1. Bayern Black Matter
2. Non-black matter (it can be of three types)
3. Hot black matter
4. Hot black matter
5. Ground black matter

In extremely hot black matter, the particles are moving at relative speeds. Neutrino is such a particle. This article has a low mass and does not have the effect of electromagnetic force and strong molecular force. Its investigation is a difficult task. This too is like black energy. But experiments show that neutrinos are a very small part of dark matter. The hot black matter does not live up to the principle of super explosions but they exist.
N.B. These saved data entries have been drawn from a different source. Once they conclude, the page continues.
#ifndef KNZ_HIP_EMU
#if defined(__HIP_DEVICE_COMPILE__) && !defined(__gfx950__)
#error "libknz_gpu is written for gfx950 (MI355X) only: --offload-arch=gfx950"
#endif
__device__ __forceinline__ int lane_id() { return (int)__builtin_amdgcn_mbcnt_hi(~0u, __builtin_amdgcn_mbcnt_lo(~0u, 0u)); }
__device__ __forceinline__ uint32_t wave_shfl(uint32_t v, int src) { return (uint32_t)__shfl((int)v, src, 64); }
__device__ __forceinline__ uint64_t wave_shfl64(uint64_t v, int src) {
    uint32_t lo = wave_shfl((uint32_t)v, src), hi = wave_shfl((uint32_t)(v >> 32), src);
    return ((uint64_t)hi << 32) | lo;
}
__device__ __forceinline__ uint64_t wave_ballot(bool p) { return __ballot(p); }
__device__ __forceinline__ uint32_t wave_bcast(uint32_t v, int src) { return (uint32_t)__builtin_amdgcn_readlane((int)v, src); }
__device__ __forceinline__ uint32_t wave_readlane(uint32_t v, uint32_t src) {
    return (uint32_t)__builtin_amdgcn_readlane((int)v, (int)__builtin_amdgcn_readfirstlane((int)src));
}
__device__ __forceinline__ void wave_sync() {
    __builtin_amdgcn_fence(__ATOMIC_RELEASE, "workgroup");
    __builtin_amdgcn_wave_barrier();
    __builtin_amdgcn_fence(__ATOMIC_ACQUIRE, "workgroup");
}
__device__ __forceinline__ uint32_t wave_shr1(uint32_t v) { return (uint32_t)__builtin_amdgcn_mov_dpp((int)v, 0x138, 0xF, 0xF, true); }
__device__ __forceinline__ uint32_t wave_ror1(uint32_t v) { return (uint32_t)__builtin_amdgcn_mov_dpp((int)v, 0x13C, 0xF, 0xF, true); }
__device__ __forceinline__ uint32_t wave_shl1(uint32_t v) { return (uint32_t)__builtin_amdgcn_mov_dpp((int)v, 0x130, 0xF, 0xF, true); }
__device__ __forceinline__ uint32_t wave_writelane0(uint32_t v, uint32_t val) {
    const int sv = __builtin_amdgcn_readfirstlane((int)val);
    asm("v_writelane_b32 %0, %1, 0" : "+v"(v) : "s"(sv));
    return v;
}
template <int L> __device__ __forceinline__ uint32_t wave_writelane_at(uint32_t v, uint32_t val) {
    const int sv = __builtin_amdgcn_readfirstlane((int)val);
    asm("v_writelane_b32 %0, %1, %2" : "+v"(v) : "s"(sv), "n"(L));
    return v;
}
__device__ __forceinline__ uint32_t wave_shr1_old(uint32_t v, uint32_t old) { return (uint32_t)__builtin_amdgcn_update_dpp((int)old, (int)v, 0x138, 0xF, 0xF, false); }
__device__ __forceinline__ uint32_t wave_shr1_keep0(uint32_t cur, uint32_t v) { return (uint32_t)__builtin_amdgcn_update_dpp((int)cur, (int)v, 0x138, 0xF, 0xF, false); }
__device__ __forceinline__ uint32_t wave_in_vgpr(uint32_t x) { asm("" : "+v"(x)); return x; }
__device__ __forceinline__ void wave_rank_fused(int q, uint32_t e, uint32_t vnew, int vqc, uint32_t& t, int& m) {
    t = vnew; m = vqc;
    int mx;
    asm volatile("v_max_i32_dpp %2, %3, %5 wave_shr:1 row_mask:0xf bank_mask:0xf\n\t"
                 "v_cmp_gt_i32_e32 vcc, %2, %5\n\t"
                 "v_cndmask_b32_dpp %0, %4, %0, vcc wave_shr:1 row_mask:0xf bank_mask:0xf\n\t"
                 "v_min_i32_dpp %1, %3, %1 wave_shr:1 row_mask:0xf bank_mask:0xf"
                 : "+v"(t), "+v"(m), "=&v"(mx) : "v"(q), "v"(e), "v"(vqc) : "vcc");
}
template <int L>
__device__ __forceinline__ void wave_rank_step_packed(uint32_t& e, int& q, uint32_t& ob, uint32_t r, uint32_t vi8, uint32_t vff, uint32_t lane, uint32_t vmax) {
    uint32_t se, vnew;
    int qx, vqc;
    uint64_t keep;
    asm volatile("v_readlane_b32 %[se], %[e], %[r]\n\t"
                 "v_cmp_ge_u32_e32 vcc, %[r], %[lane]\n\t"
                 "v_cndmask_b32_e32 %[qx], %[vmax], %[q], vcc\n\t"
                 "v_add_u32_e32 %[vqc], %[se], %[vi8]\n\t"
                 "v_lshrrev_b32_e32 %[vqc], 9, %[vqc]\n\t"
                 "v_and_or_b32 %[vnew], %[se], %[vff], %[vi8]\n\t"
                 "v_cmp_gt_i32_e64 %[keep], %[qx], %[vqc]\n\t"
                 "v_max_i32_dpp %[qx], %[q], %[vqc] wave_shr:1 row_mask:0xf bank_mask:0xf\n\t"
                 "v_cmp_gt_i32_e32 vcc, %[qx], %[vqc]\n\t"
                 "v_cndmask_b32_dpp %[vnew], %[e], %[vnew], vcc wave_shr:1 row_mask:0xf bank_mask:0xf\n\t"
                 "v_min_i32_dpp %[vqc], %[q], %[vqc] wave_shr:1 row_mask:0xf bank_mask:0xf\n\t"
                 "v_cndmask_b32_e64 %[e], %[vnew], %[e], %[keep]\n\t"
                 "v_cndmask_b32_e64 %[q], %[vqc], %[q], %[keep]\n\t"
                 "v_writelane_b32 %[ob], %[se], %[L]"
                 : [e] "+v"(e), [q] "+v"(q), [ob] "+v"(ob), [se] "=&s"(se), [vnew] "=&v"(vnew), [qx] "=&v"(qx), [vqc] "=&v"(vqc), [keep] "=&s"(keep)
                 : [r] "s"(r), [vi8] "v"(vi8), [vff] "v"(vff), [lane] "v"(lane), [vmax] "v"(vmax), [L] "n"(L)
                 : "vcc");
}
__device__ __forceinline__ uint32_t knz_lds_addr(const void* p) { return (uint32_t)(uintptr_t)(__attribute__((address_space(3))) const char*)p; }
__device__ __forceinline__ uint64_t wave_sload_u64_async(const uint8_t* p) { uint64_t v; asm volatile("s_load_dwordx2 %0, %1, 0x0" : "=&s"(v) : "s"(p) : "memory"); return v; }
__device__ __forceinline__ uint32_t wave_sload_u32_async(const uint8_t* p) { uint32_t v; asm volatile("s_load_dword %0, %1, 0x0" : "=&s"(v) : "s"(p) : "memory"); return v; }
#define WAVE_SLOAD_WAIT7(a, b, c, d, e, f, g) asm volatile("s_waitcnt lgkmcnt(0)" : "+s"(a), "+s"(b), "+s"(c), "+s"(d), "+s"(e), "+s"(f), "+s"(g))
#define WAVE_SLOAD_WAIT5A(a, b, c, d, e, p0, p1, p2, p3, p4) \
    asm volatile("s_waitcnt lgkmcnt(0)" : "+s"(a), "+s"(b), "+s"(c), "+s"(d), "+s"(e) : "s"(p0), "s"(p1), "s"(p2), "s"(p3), "s"(p4))
__device__ __forceinline__ uint32_t wave_pin_sgpr(uint32_t x) { asm volatile("" : "+s"(x)); return x; }
template <int L> __device__ __forceinline__ uint32_t wave_writelane_c(uint32_t v, uint32_t val) {
    const int sv = __builtin_amdgcn_readfirstlane((int)val);
    asm("v_writelane_b32 %0, %1, %2" : "+v"(v) : "s"(sv), "n"(L));
    return v;
}
typedef uint32_t knz_u32x4 __attribute__((ext_vector_type(4)));
typedef knz_u32x4 knz_u32x4_a4 __attribute__((aligned(4)));
__device__ __forceinline__ uint32_t wave_sload_u32(const uint8_t* p) { return *(const __attribute__((address_space(4))) uint32_t*)(uintptr_t)p; }
struct WaveLzLoads { knz_u32x4 a; uint32_t c, d; uint64_t e, f; };
__device__ __forceinline__ WaveLzLoads wave_lz_step_loads(const uint8_t* src, const uint8_t* cand, const uint8_t* cp, uint32_t o0, uint32_t o2, uint32_t o3, uint32_t o4, uint32_t o5) {
    WaveLzLoads r;
    asm volatile("s_load_dwordx4 %0, %5, %8\n\t"
                 "s_load_dword %1, %6, %9\n\t"
                 "s_load_dword %2, %7, %10\n\t"
// ... 40 lines not shown
inline void knz_scalar_cache_inv() {}
inline void wg_fence_acquire() {}
inline void knz_publish64(uint64_t* p, uint64_t v) { *(volatile uint64_t*)p = v; }
inline uint64_t knz_poll64(const uint64_t* p) { return *(const volatile uint64_t*)p; }
inline void wg_spin_pause() { hipemu::spin_pause(); }
inline uint64_t knz_realtime() { static uint64_t t = 0; return t += 1000; }
inline void wave_order_lanes() { hipemu::wave_barrier(); }
inline int32_t knz_wg_load_i32(const int32_t* p) { return *(const volatile int32_t*)p; }
inline int32_t knz_agent_load_i32(const int32_t* p) { return *(const volatile int32_t*)p; }
inline void knz_wg_max_i32(int32_t* p, int32_t v) { if (*(volatile int32_t*)p < v) *(volatile int32_t*)p = v; }
inline void wave_raise_priority() {}
inline uint32_t knz_byte_perm(uint32_t hi, uint32_t lo, uint32_t sel) {
    const uint64_t both = ((uint64_t)hi << 32) | lo;
    uint32_t r = 0;
    for (int i = 0; i < 4; i++) r |= (uint32_t)((both >> (8 * ((sel >> (8 * i)) & 7u))) & 0xFFu) << (8 * i);
    return r;
}
inline uint32_t knz_mul24(uint32_t a, uint32_t b) { return (a & 0xFFFFFFu) * (b & 0xFFFFFFu); }
inline uint32_t wave_uniform(uint32_t v) { return v; }
inline int lane_id() { return hipemu::lane(); }
inline uint64_t wave_shfl64(uint64_t v, int src) {
    uint64_t* s = hipemu::wave_slots();
    s[hipemu::lane()] = v;
    hipemu::wave_barrier();
    uint64_t r = s[src & 63];
    hipemu::wave_barrier();
    return r;
}
inline uint32_t wave_shfl(uint32_t v, int src) { return (uint32_t)wave_shfl64(v, src); }
inline uint64_t wave_ballot(bool p) {
    uint64_t* s = hipemu::wave_slots();
    s[hipemu::lane()] = p ? 1 : 0;
    hipemu::wave_barrier();
    uint64_t r = 0;
    for (int i = 0; i < 64; i++) r |= (s[i] & 1) << i;
    hipemu::wave_barrier();
    return r;
}
inline uint32_t wave_bcast(uint32_t v, int src) { return wave_shfl(v, src); }
inline uint32_t wave_mbcnt64(uint64_t m) { return (uint32_t)__builtin_popcountll(m & ((1ull << hipemu::lane()) - 1)); }
inline uint32_t wave_quad_xor1(uint32_t v) { return wave_shfl(v, hipemu::lane() ^ 1); }
inline uint32_t wave_quad_xor2(uint32_t v) { return wave_shfl(v, hipemu::lane() ^ 2); }
inline uint32_t wave_readlane(uint32_t v, uint32_t src) { return wave_shfl(v, (int)src); }
inline void wave_sync() { hipemu::wave_barrier(); }
inline void wave_sync_lds() { hipemu::wave_barrier(); }
inline uint32_t wave_shr1(uint32_t v) { const uint32_t r = wave_shfl(v, hipemu::lane() - 1); return hipemu::lane() == 0 ? 0u : r; }
inline uint32_t wave_ror1(uint32_t v) { return wave_shfl(v, (hipemu::lane() + 63) & 63); }
inline uint32_t wave_writelane0(uint32_t v, uint32_t val) { return hipemu::lane() == 0 ? val : v; }
template <int L> inline uint32_t wave_writelane_at(uint32_t v, uint32_t val) { return hipemu::lane() == L ? val : v; }
inline uint32_t wave_shl1(uint32_t v) { const uint32_t r = wave_shfl(v, hipemu::lane() + 1); return hipemu::lane() == 63 ? 0u : r; }
inline uint32_t wave_shr1_old(uint32_t v, uint32_t old) { const uint32_t r = wave_shfl(v, hipemu::lane() - 1); return hipemu::lane() == 0 ? old : r; }
inline uint32_t wave_shr1_keep0(uint32_t cur, uint32_t v) { const uint32_t r = wave_shfl(v, hipemu::lane() - 1); return hipemu::lane() == 0 ? cur : r; }
inline uint32_t wave_in_vgpr(uint32_t x) { return x; }
inline void wave_rank_fused(int q, uint32_t e, uint32_t vnew, int vqc, uint32_t& t, int& m) {
    const int qp = (int)wave_shfl((uint32_t)q, hipemu::lane() - 1);
    const uint32_t ep = wave_shfl(e, hipemu::lane() - 1);
    if (hipemu::lane() == 0) { t = vnew; m = vqc; } else { t = qp > vqc ? vnew : ep; m = qp < vqc ? qp : vqc; }
}
template <int L>
inline void wave_rank_step_packed(uint32_t& e, int& q, uint32_t& ob, uint32_t r, uint32_t vi8, uint32_t vff, uint32_t lane, uint32_t vmax) {
    const uint32_t se = wave_shfl(e, (int)r);
    const int vqc = (int)((se + vi8) >> 9);
    const uint32_t vnew = (se & vff) | vi8;
    const int qx = lane > r ? (int)vmax : q;
    const bool keep = qx > vqc;
    uint32_t t; int m;
    wave_rank_fused(q, e, vnew, vqc, t, m);
    e = keep ? e : t;
    q = keep ? q : m;
    if ((int)lane == L) ob = se;
}
inline uint32_t wave_pin_sgpr(uint32_t x) { return x; }
inline uint64_t wave_sload_u64_async(const uint8_t* p) { uint64_t v; __builtin_memcpy(&v, p, 8); return v; }
inline uint32_t wave_sload_u32_async(const uint8_t* p) { uint32_t v; __builtin_memcpy(&v, p, 4); return v; }
#define WAVE_SLOAD_WAIT7(a, b, c, d, e, f, g) do { } while (0)
#define WAVE_SLOAD_WAIT5A(a, b, c, d, e, p0, p1, p2, p3, p4) do { } while (0)
template <int L> inline uint32_t wave_writelane_c(uint32_t v, uint32_t val) { return hipemu::lane() == L ? val : v; }
struct knz_u32x4 { uint32_t x, y, z, w; };
inline uint32_t wave_sload_u32(const uint8_t* p) { uint32_t v; __builtin_memcpy(&v, p, 4); return v; }
inline knz_u32x4 wave_sload_u32x4(const uint8_t* p) { knz_u32x4 v; __builtin_memcpy(&v, p, 16); return v; }
struct WaveLzLoads { knz_u32x4 a; uint32_t c, d; uint64_t e, f; };
inline WaveLzLoads wave_lz_step_loads(const uint8_t* src, const uint8_t* cand, const uint8_t* cp, uint32_t o0, uint32_t o2, uint32_t o3, uint32_t o4, uint32_t o5) {
    WaveLzLoads r;
    __builtin_memcpy(&r.a, src + o0, 16); __builtin_memcpy(&r.c, cand + o2, 4); __builtin_memcpy(&r.d, cp + o3, 4);
    __builtin_memcpy(&r.e, src + o4, 8); __builtin_memcpy(&r.f, src + o5, 8);
    return r;
}
#endif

Soft black matter whose particles do not move relatively. Large-mass bodies such as galaxy-shaped black holes can be distinguished based on Gurtavian curvature. Possible candidates also have common bionic matter bodies such as brown Vamana or macho (MACHO extremely dense bodies of heavy elements). But the molecular process of big bang nucleosynthesis has led scientists to believe that baryonic substances, such as MACHO, maybe a very small part of the mass of the total black matter.

In today's situation, the composition of dark matter, in addition to particles like abiranic particles, electrons, protons, neutrons, neutrinos, axions, WIMPs (Weakly Interacting Massive Particles weakly reacting heavy particles including neutrino), constants neutrinos (sterile neutrinos). None of these particles are particles of basic physics. Experiments are on to find candidate particles of the composition of black matter.

Other

1. Structure Formation: This is a fundamental undiscovered mystery of the universe building physics. The universe, as we know from the study of Cosmic Microwave Background Radiation, is made up of a very dense, extremely hot point of mass explosion. But in today's situation, there is a celestial body of every size, from planets to galaxies, ranging in size from the shape of the Cluster. How did today's universe become from a homogeneous universe of a beginning phase?

2. Big Bang Nucleosynthesis: The process of nuclear nucleus formation of elements other than hydrogen (H1).

3. Byronic Matter is mainly made up of electrons, neutrons, and protons. Electrons, neutrons, and protons are also called Byron.

4. WIMP: weakly interacting massive particles: yet it is an imaginary particle. These particles react only with weak molecular force and gravitational force. They have a much larger mass than ordinary particles (Byron). They do not react with ordinary matter so that they cannot be seen and felt.

5. Axions: This is also an imaginary fundamental particle, there is no electric charge on them and their mass should be very low between 10 - 4 to 10 - 2 eV / c2. They should be converted into photons in the presence of strong magnetic forces.

6. Macho (extremely large densely lit body) (MACHO: Massive compact halo object): This is the name given to objects that can help in understanding the presence of dark matter. These can also be Black Hole, Neutron stars, White Vamana stars or Red Vamana stars.

7. Gravitational lensing: There is curvature in light rays when it passes through a gravitational lens. This gravitational lens can also be a black hole.
(10) Sterile neutrinos: The neutrinos are not affected by any fundamental forces.